The task — Please copy each line of the records below that holds the word "span".

■ ■ ■ ■

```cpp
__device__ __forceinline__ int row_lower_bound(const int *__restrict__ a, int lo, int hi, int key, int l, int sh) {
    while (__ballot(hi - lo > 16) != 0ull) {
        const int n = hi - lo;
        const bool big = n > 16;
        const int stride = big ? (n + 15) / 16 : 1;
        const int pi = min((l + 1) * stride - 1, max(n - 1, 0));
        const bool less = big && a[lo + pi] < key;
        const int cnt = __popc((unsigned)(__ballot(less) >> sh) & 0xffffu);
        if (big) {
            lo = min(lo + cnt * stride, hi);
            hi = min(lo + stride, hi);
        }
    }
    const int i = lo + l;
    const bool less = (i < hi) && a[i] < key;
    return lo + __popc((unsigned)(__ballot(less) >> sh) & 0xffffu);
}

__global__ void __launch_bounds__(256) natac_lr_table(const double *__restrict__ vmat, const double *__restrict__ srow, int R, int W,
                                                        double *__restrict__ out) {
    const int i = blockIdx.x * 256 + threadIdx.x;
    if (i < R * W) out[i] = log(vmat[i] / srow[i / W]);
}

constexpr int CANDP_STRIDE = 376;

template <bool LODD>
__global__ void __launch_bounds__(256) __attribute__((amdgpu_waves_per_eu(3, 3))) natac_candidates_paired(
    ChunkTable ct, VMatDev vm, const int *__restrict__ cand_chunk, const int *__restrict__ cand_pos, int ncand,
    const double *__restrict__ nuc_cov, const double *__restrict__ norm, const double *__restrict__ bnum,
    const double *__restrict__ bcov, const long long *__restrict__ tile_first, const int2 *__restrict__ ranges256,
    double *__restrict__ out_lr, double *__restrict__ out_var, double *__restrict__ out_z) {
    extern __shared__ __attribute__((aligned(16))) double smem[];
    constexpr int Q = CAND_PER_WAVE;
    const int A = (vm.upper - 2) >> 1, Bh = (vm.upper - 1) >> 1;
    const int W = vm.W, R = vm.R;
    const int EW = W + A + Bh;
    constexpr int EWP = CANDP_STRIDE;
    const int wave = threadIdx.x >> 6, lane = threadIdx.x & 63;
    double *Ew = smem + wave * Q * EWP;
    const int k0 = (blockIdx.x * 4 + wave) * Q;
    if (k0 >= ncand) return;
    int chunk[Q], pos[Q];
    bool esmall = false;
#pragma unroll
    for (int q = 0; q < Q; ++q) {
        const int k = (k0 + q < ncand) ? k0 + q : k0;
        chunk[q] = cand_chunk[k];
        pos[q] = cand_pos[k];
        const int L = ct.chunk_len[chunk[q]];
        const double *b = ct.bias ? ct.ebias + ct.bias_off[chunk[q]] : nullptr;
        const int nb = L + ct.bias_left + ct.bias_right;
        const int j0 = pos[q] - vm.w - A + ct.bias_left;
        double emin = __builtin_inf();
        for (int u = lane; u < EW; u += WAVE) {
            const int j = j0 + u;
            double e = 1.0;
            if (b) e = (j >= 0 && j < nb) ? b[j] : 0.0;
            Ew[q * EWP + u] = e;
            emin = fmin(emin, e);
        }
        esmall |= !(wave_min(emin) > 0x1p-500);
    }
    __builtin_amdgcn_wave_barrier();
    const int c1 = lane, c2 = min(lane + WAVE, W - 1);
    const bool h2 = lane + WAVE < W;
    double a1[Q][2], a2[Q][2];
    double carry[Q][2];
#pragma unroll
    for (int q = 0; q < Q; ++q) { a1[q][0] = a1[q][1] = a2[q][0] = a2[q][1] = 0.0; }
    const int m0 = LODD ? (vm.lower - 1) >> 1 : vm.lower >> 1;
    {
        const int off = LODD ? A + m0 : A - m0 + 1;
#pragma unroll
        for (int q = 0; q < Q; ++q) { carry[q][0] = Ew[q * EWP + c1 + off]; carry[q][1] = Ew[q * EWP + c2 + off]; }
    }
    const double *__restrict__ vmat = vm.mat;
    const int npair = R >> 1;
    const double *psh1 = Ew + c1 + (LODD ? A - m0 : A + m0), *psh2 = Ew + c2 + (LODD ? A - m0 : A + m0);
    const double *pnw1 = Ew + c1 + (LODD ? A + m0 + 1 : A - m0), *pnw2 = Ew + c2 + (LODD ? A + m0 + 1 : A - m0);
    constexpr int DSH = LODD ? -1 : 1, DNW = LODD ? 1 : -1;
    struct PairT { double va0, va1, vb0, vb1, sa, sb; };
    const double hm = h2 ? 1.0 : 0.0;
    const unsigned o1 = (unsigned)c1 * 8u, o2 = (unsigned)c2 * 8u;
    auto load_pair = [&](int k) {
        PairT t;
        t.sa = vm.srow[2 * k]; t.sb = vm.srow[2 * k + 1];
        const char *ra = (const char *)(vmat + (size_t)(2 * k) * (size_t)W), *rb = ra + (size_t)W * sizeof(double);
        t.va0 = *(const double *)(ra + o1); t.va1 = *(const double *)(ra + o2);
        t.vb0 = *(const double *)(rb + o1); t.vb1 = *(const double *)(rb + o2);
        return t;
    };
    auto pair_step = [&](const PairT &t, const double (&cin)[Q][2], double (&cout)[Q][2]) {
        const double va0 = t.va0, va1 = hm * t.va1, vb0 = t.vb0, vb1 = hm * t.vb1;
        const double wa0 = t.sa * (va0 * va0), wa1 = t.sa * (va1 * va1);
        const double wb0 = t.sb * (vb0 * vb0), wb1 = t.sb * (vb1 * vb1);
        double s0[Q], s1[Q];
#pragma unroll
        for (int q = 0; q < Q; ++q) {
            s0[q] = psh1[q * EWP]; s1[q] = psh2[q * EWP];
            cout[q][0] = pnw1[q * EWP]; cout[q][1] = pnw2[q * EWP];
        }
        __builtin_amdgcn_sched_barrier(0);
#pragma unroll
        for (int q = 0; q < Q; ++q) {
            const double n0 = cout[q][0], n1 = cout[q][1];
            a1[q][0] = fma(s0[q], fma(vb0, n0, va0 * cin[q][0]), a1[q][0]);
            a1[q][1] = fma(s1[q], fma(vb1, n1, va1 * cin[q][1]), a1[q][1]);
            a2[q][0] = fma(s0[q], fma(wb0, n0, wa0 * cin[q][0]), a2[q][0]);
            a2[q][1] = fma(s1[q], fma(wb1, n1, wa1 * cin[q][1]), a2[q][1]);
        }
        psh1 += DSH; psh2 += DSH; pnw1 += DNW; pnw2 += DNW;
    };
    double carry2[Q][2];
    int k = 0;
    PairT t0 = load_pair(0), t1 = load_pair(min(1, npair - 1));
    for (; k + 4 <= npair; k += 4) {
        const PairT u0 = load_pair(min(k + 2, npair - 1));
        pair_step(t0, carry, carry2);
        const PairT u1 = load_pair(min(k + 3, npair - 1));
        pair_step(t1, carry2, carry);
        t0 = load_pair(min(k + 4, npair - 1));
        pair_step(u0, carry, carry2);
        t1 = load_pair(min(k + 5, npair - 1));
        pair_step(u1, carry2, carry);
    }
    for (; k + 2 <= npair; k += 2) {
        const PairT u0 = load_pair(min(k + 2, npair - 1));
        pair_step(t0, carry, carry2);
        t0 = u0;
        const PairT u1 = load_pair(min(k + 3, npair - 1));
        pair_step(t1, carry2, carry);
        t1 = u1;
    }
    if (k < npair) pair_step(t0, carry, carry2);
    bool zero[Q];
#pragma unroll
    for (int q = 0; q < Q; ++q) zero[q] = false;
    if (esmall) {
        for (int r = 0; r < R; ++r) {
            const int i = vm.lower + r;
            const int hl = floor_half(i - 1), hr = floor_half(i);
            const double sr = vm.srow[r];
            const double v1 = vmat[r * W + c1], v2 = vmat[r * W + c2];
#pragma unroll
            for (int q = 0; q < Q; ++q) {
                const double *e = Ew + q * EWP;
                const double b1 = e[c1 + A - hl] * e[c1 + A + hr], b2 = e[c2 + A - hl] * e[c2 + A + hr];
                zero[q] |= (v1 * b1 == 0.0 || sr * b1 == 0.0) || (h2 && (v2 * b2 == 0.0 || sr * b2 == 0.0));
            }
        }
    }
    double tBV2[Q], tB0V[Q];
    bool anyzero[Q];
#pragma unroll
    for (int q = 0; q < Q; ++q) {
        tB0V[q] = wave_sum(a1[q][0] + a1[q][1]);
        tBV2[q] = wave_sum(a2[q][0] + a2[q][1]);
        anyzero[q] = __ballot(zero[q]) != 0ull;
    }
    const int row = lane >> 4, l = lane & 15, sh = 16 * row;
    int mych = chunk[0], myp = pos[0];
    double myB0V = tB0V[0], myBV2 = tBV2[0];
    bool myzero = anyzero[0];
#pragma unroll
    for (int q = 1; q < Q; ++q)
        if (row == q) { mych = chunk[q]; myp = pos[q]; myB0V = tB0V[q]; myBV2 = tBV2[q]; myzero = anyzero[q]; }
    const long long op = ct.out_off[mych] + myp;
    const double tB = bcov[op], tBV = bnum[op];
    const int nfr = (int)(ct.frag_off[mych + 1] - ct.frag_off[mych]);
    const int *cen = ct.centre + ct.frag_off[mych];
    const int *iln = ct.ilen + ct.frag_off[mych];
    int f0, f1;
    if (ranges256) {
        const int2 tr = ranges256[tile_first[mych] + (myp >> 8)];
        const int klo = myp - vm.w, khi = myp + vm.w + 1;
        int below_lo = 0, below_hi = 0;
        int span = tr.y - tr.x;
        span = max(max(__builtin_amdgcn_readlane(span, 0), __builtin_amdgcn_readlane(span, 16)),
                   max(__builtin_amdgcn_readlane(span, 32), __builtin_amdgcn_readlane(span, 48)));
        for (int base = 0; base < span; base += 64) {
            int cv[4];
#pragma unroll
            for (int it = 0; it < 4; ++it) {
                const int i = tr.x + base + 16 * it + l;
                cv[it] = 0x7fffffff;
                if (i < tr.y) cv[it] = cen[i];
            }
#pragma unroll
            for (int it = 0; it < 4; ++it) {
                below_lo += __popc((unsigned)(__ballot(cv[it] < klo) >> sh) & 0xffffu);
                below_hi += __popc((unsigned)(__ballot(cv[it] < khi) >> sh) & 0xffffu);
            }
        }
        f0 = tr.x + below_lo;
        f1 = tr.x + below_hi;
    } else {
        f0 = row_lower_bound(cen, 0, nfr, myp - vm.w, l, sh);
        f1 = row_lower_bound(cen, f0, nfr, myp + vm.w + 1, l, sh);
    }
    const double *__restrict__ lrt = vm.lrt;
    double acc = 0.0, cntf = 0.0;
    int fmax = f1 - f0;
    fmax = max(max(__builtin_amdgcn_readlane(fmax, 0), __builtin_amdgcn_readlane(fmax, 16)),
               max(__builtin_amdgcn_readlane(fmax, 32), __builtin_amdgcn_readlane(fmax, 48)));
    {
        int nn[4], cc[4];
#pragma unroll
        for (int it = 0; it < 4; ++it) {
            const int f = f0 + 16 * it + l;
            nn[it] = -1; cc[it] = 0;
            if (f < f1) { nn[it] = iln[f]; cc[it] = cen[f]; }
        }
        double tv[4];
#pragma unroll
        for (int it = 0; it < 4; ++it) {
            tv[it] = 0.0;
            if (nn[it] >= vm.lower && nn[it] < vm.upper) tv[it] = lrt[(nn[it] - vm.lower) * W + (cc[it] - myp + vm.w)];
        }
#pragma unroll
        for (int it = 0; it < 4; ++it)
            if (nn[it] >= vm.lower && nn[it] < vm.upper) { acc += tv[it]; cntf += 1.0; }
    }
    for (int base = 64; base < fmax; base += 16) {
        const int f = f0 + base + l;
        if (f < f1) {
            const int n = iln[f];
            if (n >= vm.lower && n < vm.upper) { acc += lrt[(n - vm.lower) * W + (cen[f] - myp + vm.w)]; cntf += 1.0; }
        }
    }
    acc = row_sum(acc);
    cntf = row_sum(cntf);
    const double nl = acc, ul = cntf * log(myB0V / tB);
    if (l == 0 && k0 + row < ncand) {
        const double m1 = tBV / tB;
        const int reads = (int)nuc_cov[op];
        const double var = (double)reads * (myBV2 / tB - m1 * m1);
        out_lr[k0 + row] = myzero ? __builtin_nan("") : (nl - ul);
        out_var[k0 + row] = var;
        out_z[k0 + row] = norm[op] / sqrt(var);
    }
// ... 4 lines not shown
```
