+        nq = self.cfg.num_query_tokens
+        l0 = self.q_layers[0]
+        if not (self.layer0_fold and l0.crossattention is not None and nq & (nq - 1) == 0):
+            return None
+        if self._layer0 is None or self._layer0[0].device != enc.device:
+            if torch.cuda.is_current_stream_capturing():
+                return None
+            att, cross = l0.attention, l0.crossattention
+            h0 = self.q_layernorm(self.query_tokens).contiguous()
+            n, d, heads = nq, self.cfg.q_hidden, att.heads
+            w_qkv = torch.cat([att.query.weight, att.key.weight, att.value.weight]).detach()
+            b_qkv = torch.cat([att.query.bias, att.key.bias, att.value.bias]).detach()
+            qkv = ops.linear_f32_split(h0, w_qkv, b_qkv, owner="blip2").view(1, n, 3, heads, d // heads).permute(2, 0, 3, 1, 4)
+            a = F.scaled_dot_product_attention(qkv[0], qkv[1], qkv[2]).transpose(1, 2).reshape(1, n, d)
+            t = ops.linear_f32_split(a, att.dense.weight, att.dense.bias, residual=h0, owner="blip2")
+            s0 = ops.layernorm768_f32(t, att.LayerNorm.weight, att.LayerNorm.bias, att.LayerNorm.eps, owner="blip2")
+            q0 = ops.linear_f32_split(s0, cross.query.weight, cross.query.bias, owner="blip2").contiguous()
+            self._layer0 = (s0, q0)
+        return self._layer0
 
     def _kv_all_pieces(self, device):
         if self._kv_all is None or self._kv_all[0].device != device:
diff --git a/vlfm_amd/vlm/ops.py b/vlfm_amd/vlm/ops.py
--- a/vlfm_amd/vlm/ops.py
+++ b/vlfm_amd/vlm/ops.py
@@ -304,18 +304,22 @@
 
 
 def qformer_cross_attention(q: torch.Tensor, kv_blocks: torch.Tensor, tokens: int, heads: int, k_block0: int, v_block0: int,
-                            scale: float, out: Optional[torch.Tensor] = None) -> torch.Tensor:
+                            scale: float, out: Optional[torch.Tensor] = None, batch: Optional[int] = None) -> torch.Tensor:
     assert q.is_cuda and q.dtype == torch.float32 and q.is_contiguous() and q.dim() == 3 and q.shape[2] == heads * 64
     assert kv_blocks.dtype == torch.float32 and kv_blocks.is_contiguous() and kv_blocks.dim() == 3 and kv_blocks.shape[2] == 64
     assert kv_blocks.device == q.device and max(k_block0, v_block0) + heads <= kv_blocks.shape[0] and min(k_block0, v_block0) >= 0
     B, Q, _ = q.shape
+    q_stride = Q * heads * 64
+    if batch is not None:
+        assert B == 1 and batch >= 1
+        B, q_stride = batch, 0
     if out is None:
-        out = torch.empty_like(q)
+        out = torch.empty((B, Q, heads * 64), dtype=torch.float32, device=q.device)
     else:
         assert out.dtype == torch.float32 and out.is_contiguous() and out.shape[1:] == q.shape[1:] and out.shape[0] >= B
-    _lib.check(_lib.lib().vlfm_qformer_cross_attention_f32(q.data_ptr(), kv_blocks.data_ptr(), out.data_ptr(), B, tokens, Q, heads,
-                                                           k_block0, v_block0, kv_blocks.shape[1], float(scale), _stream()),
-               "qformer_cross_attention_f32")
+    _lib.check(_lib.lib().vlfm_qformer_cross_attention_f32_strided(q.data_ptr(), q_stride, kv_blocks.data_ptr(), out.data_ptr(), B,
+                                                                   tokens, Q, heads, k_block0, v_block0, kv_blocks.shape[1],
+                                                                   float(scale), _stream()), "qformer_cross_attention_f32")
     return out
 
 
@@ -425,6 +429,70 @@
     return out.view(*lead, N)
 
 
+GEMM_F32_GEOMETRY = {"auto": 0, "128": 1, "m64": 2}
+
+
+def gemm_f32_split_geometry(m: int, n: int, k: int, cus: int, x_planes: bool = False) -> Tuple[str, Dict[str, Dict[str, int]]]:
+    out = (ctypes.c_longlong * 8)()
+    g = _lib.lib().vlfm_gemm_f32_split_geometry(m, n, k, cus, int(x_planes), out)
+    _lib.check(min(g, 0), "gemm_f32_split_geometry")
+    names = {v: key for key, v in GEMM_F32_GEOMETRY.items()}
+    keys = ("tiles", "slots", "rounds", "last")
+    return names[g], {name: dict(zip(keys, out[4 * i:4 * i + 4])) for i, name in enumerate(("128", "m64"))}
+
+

■ ■ ■ ■

Finished exercise —
        int span = tr.y - tr.x;
        span = max(max(__builtin_amdgcn_readlane(span, 0), __builtin_amdgcn_readlane(span, 16)),
                   max(__builtin_amdgcn_readlane(span, 32), __builtin_amdgcn_readlane(span, 48)));
        for (int base = 0; base < span; base += 64) {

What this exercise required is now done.